Problem description:
Restate word for word the lines of the data below, from the first through the one that has "int m3l_vt_load(const float*".

Data shown:
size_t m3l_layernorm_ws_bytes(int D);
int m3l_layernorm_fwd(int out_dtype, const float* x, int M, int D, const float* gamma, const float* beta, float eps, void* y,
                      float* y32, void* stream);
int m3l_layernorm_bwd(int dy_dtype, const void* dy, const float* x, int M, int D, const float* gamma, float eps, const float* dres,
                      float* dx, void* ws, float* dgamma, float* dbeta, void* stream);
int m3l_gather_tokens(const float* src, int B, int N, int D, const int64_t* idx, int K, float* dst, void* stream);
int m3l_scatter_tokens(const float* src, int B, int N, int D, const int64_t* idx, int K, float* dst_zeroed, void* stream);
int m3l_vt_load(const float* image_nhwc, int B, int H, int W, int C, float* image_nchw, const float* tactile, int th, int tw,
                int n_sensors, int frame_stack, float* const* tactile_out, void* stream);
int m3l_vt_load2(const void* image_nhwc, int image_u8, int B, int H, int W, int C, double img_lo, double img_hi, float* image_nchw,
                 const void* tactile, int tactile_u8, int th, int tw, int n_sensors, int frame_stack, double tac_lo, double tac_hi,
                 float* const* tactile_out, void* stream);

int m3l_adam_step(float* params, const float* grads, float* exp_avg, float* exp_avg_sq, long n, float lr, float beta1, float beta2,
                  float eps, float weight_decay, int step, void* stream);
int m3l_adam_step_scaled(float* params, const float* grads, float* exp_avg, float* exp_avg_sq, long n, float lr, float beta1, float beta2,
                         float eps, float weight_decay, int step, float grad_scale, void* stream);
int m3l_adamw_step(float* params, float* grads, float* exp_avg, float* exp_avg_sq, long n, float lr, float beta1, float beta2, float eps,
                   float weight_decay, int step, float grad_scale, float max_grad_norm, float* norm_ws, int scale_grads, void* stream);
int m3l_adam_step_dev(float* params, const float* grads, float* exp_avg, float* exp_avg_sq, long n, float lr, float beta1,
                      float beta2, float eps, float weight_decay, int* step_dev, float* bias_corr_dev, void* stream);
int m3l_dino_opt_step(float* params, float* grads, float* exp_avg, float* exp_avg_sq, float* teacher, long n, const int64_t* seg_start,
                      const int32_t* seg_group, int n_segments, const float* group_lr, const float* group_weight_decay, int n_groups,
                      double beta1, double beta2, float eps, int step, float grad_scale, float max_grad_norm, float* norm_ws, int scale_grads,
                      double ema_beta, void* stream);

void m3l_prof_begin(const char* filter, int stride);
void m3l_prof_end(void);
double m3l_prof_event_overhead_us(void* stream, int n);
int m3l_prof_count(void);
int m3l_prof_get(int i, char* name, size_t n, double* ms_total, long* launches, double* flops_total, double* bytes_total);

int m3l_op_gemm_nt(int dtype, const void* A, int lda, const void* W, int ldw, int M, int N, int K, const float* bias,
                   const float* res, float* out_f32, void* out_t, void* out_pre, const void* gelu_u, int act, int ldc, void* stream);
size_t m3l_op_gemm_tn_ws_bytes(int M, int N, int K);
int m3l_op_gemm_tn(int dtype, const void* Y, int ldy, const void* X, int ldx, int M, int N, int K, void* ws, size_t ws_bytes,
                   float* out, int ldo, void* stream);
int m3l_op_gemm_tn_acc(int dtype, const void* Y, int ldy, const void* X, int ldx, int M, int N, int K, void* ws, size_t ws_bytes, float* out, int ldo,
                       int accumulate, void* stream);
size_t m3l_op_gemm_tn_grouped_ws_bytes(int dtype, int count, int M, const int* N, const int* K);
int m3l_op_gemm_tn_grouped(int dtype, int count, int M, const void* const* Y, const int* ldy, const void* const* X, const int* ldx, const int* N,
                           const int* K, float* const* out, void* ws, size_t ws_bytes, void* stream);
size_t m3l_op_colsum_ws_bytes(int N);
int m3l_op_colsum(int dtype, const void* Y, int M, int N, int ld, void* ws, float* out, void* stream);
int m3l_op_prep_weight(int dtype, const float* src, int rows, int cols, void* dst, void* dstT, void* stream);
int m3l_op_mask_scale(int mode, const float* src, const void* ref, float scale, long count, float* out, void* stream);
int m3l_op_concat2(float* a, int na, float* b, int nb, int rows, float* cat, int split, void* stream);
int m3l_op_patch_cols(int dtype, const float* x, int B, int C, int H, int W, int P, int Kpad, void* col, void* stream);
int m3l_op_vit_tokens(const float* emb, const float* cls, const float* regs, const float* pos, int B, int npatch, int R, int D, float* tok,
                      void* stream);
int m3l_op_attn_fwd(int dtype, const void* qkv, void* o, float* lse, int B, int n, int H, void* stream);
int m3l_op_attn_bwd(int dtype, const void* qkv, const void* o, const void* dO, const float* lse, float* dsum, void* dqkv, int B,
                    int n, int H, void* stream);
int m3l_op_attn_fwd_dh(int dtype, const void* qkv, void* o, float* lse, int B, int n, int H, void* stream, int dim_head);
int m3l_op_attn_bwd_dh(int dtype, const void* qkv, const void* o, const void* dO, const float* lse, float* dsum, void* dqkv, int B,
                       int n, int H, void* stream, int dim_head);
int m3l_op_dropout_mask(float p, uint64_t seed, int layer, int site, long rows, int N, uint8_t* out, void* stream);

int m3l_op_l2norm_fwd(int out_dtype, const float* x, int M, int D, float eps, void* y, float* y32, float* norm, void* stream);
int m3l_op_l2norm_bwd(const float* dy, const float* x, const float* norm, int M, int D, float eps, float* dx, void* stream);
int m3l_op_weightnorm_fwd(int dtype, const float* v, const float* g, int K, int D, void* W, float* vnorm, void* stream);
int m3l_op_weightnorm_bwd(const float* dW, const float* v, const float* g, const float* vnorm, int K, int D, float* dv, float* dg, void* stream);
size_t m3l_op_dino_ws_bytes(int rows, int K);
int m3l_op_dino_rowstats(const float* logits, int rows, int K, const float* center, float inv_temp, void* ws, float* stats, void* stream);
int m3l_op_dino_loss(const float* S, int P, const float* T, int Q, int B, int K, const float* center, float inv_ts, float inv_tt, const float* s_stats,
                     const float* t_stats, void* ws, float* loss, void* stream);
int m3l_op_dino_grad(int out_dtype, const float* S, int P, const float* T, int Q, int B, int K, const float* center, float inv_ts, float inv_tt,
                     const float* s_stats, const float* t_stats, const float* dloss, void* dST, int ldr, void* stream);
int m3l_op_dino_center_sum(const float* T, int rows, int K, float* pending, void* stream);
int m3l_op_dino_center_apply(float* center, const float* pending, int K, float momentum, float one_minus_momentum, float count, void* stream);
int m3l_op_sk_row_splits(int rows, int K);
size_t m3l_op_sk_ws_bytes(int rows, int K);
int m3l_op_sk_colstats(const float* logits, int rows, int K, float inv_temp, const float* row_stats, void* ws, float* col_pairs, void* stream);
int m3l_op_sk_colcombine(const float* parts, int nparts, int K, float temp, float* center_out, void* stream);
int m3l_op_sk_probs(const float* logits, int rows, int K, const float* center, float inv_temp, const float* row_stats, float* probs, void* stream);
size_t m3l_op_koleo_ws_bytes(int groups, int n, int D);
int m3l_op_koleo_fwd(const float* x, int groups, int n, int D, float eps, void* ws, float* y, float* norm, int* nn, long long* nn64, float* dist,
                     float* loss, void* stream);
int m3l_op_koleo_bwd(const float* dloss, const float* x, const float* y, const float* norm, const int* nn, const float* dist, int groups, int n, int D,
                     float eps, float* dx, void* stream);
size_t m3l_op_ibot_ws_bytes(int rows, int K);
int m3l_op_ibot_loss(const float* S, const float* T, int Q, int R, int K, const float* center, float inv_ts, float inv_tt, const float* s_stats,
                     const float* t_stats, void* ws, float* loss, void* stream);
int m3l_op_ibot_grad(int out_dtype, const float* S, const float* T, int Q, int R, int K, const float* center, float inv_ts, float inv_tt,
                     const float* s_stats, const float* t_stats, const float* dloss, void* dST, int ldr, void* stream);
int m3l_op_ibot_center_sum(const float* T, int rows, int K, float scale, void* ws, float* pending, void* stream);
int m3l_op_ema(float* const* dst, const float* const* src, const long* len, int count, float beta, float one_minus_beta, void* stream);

The answer:
size_t m3l_layernorm_ws_bytes(int D);
int m3l_layernorm_fwd(int out_dtype, const float* x, int M, int D, const float* gamma, const float* beta, float eps, void* y,
                      float* y32, void* stream);
int m3l_layernorm_bwd(int dy_dtype, const void* dy, const float* x, int M, int D, const float* gamma, float eps, const float* dres,
                      float* dx, void* ws, float* dgamma, float* dbeta, void* stream);
int m3l_gather_tokens(const float* src, int B, int N, int D, const int64_t* idx, int K, float* dst, void* stream);
int m3l_scatter_tokens(const float* src, int B, int N, int D, const int64_t* idx, int K, float* dst_zeroed, void* stream);
int m3l_vt_load(const float* image_nhwc, int B, int H, int W, int C, float* image_nchw, const float* tactile, int th, int tw,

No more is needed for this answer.